→ Data
┄┄┄┄┄┄┄┄┄┄

bool use_shared_cov(const dlm_engine* e, const KArgs& k) {
  return fast_shape_ok(k) && e->sparse_k > 0 && !dlm::lane_supported(k) && dlm::shared_cov_eligible(k);
}
size_t route_pad(size_t N) { return (N + 63) & ~(size_t)63; }
int ensure_route(dlm_engine* e, size_t N) { return ensure(e, e->route, route_pad(N) + N * sizeof(int)); }
int* leave_of(dlm_engine* e, size_t N) { return (int*)(e->route + route_pad(N)); }
int mark_plain(dlm_engine* e, KArgs& k) {
  k.plain = nullptr;
  if (!(fast_shape_ok(k) && e->sparse_k > 0) || use_lane(k) || !k.y || k.g_index || k.dt || k.f_stride || k.v_tstride || k.w_tstride ||
      (k.flags & DLM_OPT_NO_STEADY)) return DLM_OK;
  { const int rc = ensure(e, e->plainbuf, (size_t)k.N); if (rc) return rc; }
  HIP_TRY(e, dlm::launch_sparse16_count_gaps(k, e->plainbuf, e->stream));
  k.plain = e->plainbuf;
  return DLM_OK;
}
int ensure_cov_stream(dlm_engine* e) {
  if (!e->cov_stream) {
    int lo = 0, hi = 0;
    HIP_TRY(e, hipDeviceGetStreamPriorityRange(&lo, &hi));
    HIP_TRY(e, hipStreamCreateWithPriority(&e->cov_stream, hipStreamNonBlocking, hi));
    for (auto& ev : e->cov_ev) HIP_TRY(e, hipEventCreateWithFlags(&ev, hipEventDisableTiming));
    HIP_TRY(e, hipEventCreateWithFlags(&e->cov_ev2, hipEventDisableTiming));
    HIP_TRY(e, hipEventCreateWithFlags(&e->rts_ev, hipEventDisableTiming));
  }
  return DLM_OK;
}
int start_sampler_normals(dlm_engine* e, const KArgs& k, dlm::SampTabs& tb, bool big, hipEvent_t gate);
int start_sampler_tables(dlm_engine* e, const KArgs& k, dlm::SampTabs& tb, bool big, const double* crec = nullptr, int crec_stride = 0, bool defer_normals = false) {
  int rc = ensure(e, e->sampws, big ? dlm::wave48_sampler_shared_ws_bytes(k) : dlm::sampler_shared_ws_bytes(k));
  if (rc || (rc = ensure_route(e, (size_t)k.N)) || (rc = ensure_cov_stream(e))) return rc;
  if (big) dlm::wave48_sampler_shared_carve(e->sampws, k, tb); else dlm::sampler_shared_carve(e->sampws, k, tb);
  if ((rc = aux_fork(e, e->cov_stream, e->cov_busy, e->cov_ev[0]))) return rc;
  tb.zstride = 0; tb.mc4 = nullptr; tb.marked = 0;
  if (big) HIP_TRY(e, dlm::launch_wave48_sampler_shared_tables(k, tb, e->cov_stream, e->cov_ev2));
  else if (crec) HIP_TRY(e, dlm::launch_sampler_shared_tables_from(k, e->sparse_k, e->sp_dev, tb, crec, crec_stride, e->cov_stream));
  else HIP_TRY(e, dlm::launch_sampler_shared_tables(k, e->sparse_k, e->sp_dev, tb, e->cov_stream));
  tb.z4 = nullptr;
  if (defer_normals) return DLM_OK;
  return start_sampler_normals(e, k, tb, big, e->cov_ev[0]);
}
int start_sampler_normals(dlm_engine* e, const KArgs& k, dlm::SampTabs& tb, bool big, hipEvent_t gate) {
  if (!k.z) {
    int rc = ensure(e, e->zws, big ? dlm::wave48_sampler_shared_normals_bytes(k) : dlm::sampler_shared_normals_bytes(k));
    if (rc) return rc;
    if (!e->rng_stream) {
      HIP_TRY(e, hipStreamCreateWithFlags(&e->rng_stream, hipStreamNonBlocking));
      HIP_TRY(e, hipEventCreateWithFlags(&e->rng_ev, hipEventDisableTiming));
    }
    if ((rc = aux_fork(e, e->rng_stream, e->rng_busy, gate, false))) return rc;
    if (big) HIP_TRY(e, dlm::launch_wave48_sampler_shared_normals(k, e->zws, e->rng_stream));
    else HIP_TRY(e, dlm::launch_sampler_shared_normals(k, e->zws, e->rng_stream));
    tb.z4 = e->zws;
  }
  return DLM_OK;
}
int start_rts_tables(dlm_engine* e, const KArgs& k, dlm::RtsTabs& tb) {
  bool fresh = false;
  int rc = ensure(e, e->rtsws, dlm::rts_shared_ws_bytes(k), &fresh);
  if (rc) return rc;
  if (fresh) HIP_TRY(e, hipMemsetAsync(e->rtsws, 0, 64, e->stream));
  if ((rc = ensure(e, e->covws, sizeof(double) * dlm::covtabs_doubles(k.d, k.T)))) return rc;
  if ((rc = ensure_route(e, (size_t)k.N)) || (rc = ensure_cov_stream(e))) return rc;
  dlm::RtsKeep keep{};
  dlm::rts_shared_carve(e->rtsws, k, tb, keep);
  dlm::CovTabs ctb{};
  dlm::covtabs_carve(e->covws, k.d, k.T, ctb);
  const bool no_reuse = (k.flags & DLM_OPT_NO_TABLE_REUSE) != 0;
  const int* gate = keep.ctl + dlm::RTS_CTL_GATE;
  e->rts_last = true;
  HIP_TRY(e, dlm::launch_rts_shared_mark(k, e->route, tb, e->stream));
  HIP_TRY(e, dlm::launch_rts_key_check(k, e->sparse_k, e->sp_dev, keep, no_reuse, e->stream));
  HIP_TRY(e, dlm::launch_rts_shared_cov(k, e->sparse_k, e->sp_dev, tb, ctb, gate, e->stream));
  if ((rc = aux_fork(e, e->cov_stream, e->cov_busy, e->cov_ev[0]))) return rc;
  HIP_TRY(e, dlm::launch_rts_shared_tables(k, e->sparse_k, e->sp_dev, tb, gate, e->cov_stream));
  HIP_TRY(e, dlm::launch_rts_key_commit(k, e->sparse_k, e->sp_dev, keep, no_reuse, e->cov_stream));
  HIP_TRY(e, hipEventRecord(e->rts_ev, e->cov_stream));
  HIP_TRY(e, dlm::launch_rts_broadcast(k, e->route, tb, e->cov_stream));
  return DLM_OK;
}
int ensure_shared(dlm_engine* e, const KArgs& k, dlm::CovTabs& tb, bool with_backward) {
  int rc = ensure(e, e->covws, sizeof(double) * dlm::covtabs_doubles(k.d, k.T));
  if (rc || (rc = ensure_route(e, (size_t)k.N)) || (rc = ensure_side(e, k.N, k.T)) || (rc = ensure_cov_stream(e))) return rc;
  dlm::covtabs_carve(e->covws, k.d, k.T, tb);
  tb.eq = e->side + 2 * (size_t)k.N * ((size_t)k.T + 1);
  tb.mc = tb.sc = nullptr;
  if (with_backward) {
    const size_t one = 64 * (size_t)((k.N + 3) / 4) * ((size_t)k.T + 1);
    if ((rc = ensure(e, e->xplus, sizeof(double) * one))) return rc;
    tb.mc = e->xplus;
  }
  return DLM_OK;
}
int run_shared_filter(dlm_engine* e, KArgs& k, dlm::CovTabs& tb, bool with_backward) {
  int rc = ensure_shared(e, k, tb, with_backward);
  if (rc) return rc;
  k.route = e->route; k.route_take = 0;
  e->variant = "sparse16";
  HIP_TRY(e, dlm::launch_sparse16_cov_filter(k, e->sparse_k, e->sp_dev, tb, e->stream));
  if (with_backward) {
// ... 649 lines not shown
  st.in(&k.y, y, N * T * p);
  st.out(&k.filt, filt, filt ? N * (T + 1) * orec : 0);
  st.out(&k.smooth, smooth, N * (T + 1) * orec);
  st.zeroed_out(&k.status, (int*)status, N);
  if ((rc = st.commit())) return rc;
  if ((rc = analyse_g(e, k, model->G, opts->mem == DLM_MEM_HOST))) return rc;
  if (want_packed && (rc = packed_path(e, k))) return rc;
  bool fused_fast = fast_smoother_ok(e, k) || use_tiled(k);
  if (want_packed) k.packed = 3;
  const bool q1 = (k.flags & DLM_OPT_SMOOTHER_COMPAT_Q1) != 0;
  const bool rts_shared = fast_shape_ok(k) && e->sparse_k > 0 && !use_lane(k) && !k.packed && !(k.flags & DLM_OPT_SHARED_COV) &&
                          (q1 ? !fused_fast : fast_smoother_ok(e, k)) && dlm::rts_shared_eligible(k, !q1) &&
                          ((uintptr_t)k.smooth & 15) == 0;
  if (!filt) {
    k.packed |= (fast_smoother_ok(e, k) && e->sparse_k > 0 && !use_lane(k) && !rts_shared) ? 1 : 0;
    if ((rc = ensure(e, e->fws, (k.packed & 1) ? N * (T + 1) * (size_t)dlm::packed_rec_bytes((int)d) : N * (T + 1) * rec * sizeof(double)))) return rc;
    k.filt = e->fws;
  }
  if ((rc = mark(e, 0))) return rc;
  dlm::RtsTabs rtb{};
  if (rts_shared && (rc = start_rts_tables(e, k, rtb))) return rc;
  if (rts_shared && (k.flags & DLM_OPT_TEST_FAIL_AFTER_TABLES))
    return fail(e, DLM_ERR_UNSUPPORTED, "DLM_OPT_TEST_FAIL_AFTER_TABLES");
  if ((rc = mark_plain(e, k))) return rc;
  if (filt && fast_smoother_ok(e, k) && use_shared_cov(e, k)) {
    dlm::CovTabs tb;
    if ((rc = run_shared_filter(e, k, tb, true))) return rc;
    if ((rc = mark(e, 1))) return rc;
    k.filt_in = k.filt;
    if ((rc = run_shared_smoother(e, k, tb))) return rc;
    if ((rc = mark(e, 2))) return rc;
    return st.finish(opts->flags & DLM_OPT_ASYNC);
  }
  if ((rc = run_filter(e, k, fused_fast))) return rc;
  if (rts_shared) HIP_TRY(e, hipStreamWaitEvent(e->stream, e->rts_ev, 0));
  if ((rc = mark(e, 1))) return rc;
  k.filt_in = k.filt;
  if (rts_shared) {
    k.route = e->route; k.route_take = 0;
    e->variant = "sparse16-rts-shared";
    HIP_TRY(e, dlm::launch_rts_shared_means(k, e->sparse_k, e->sp_dev, rtb, q1, e->stream));
    if (!q1) {
      KArgs kg = k;
      kg.route_take = 1;
      HIP_TRY(e, dlm::launch_sparse16_smoother(kg, e->sparse_k, e->sp_dev, e->side, e->stream));
    }
  } else if ((rc = run_smoother(e, k, fused_fast))) return rc;
  if (rts_shared && (rc = join_cov(e))) return rc;
  if ((rc = mark(e, 2))) return rc;
  return st.finish(opts->flags & DLM_OPT_ASYNC);
}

┄┄┄┄┄┄┄┄┄┄

→ Activity
From the preceding records, count the lines where "keep" occurs and reply with the number only.

→ Answer section
5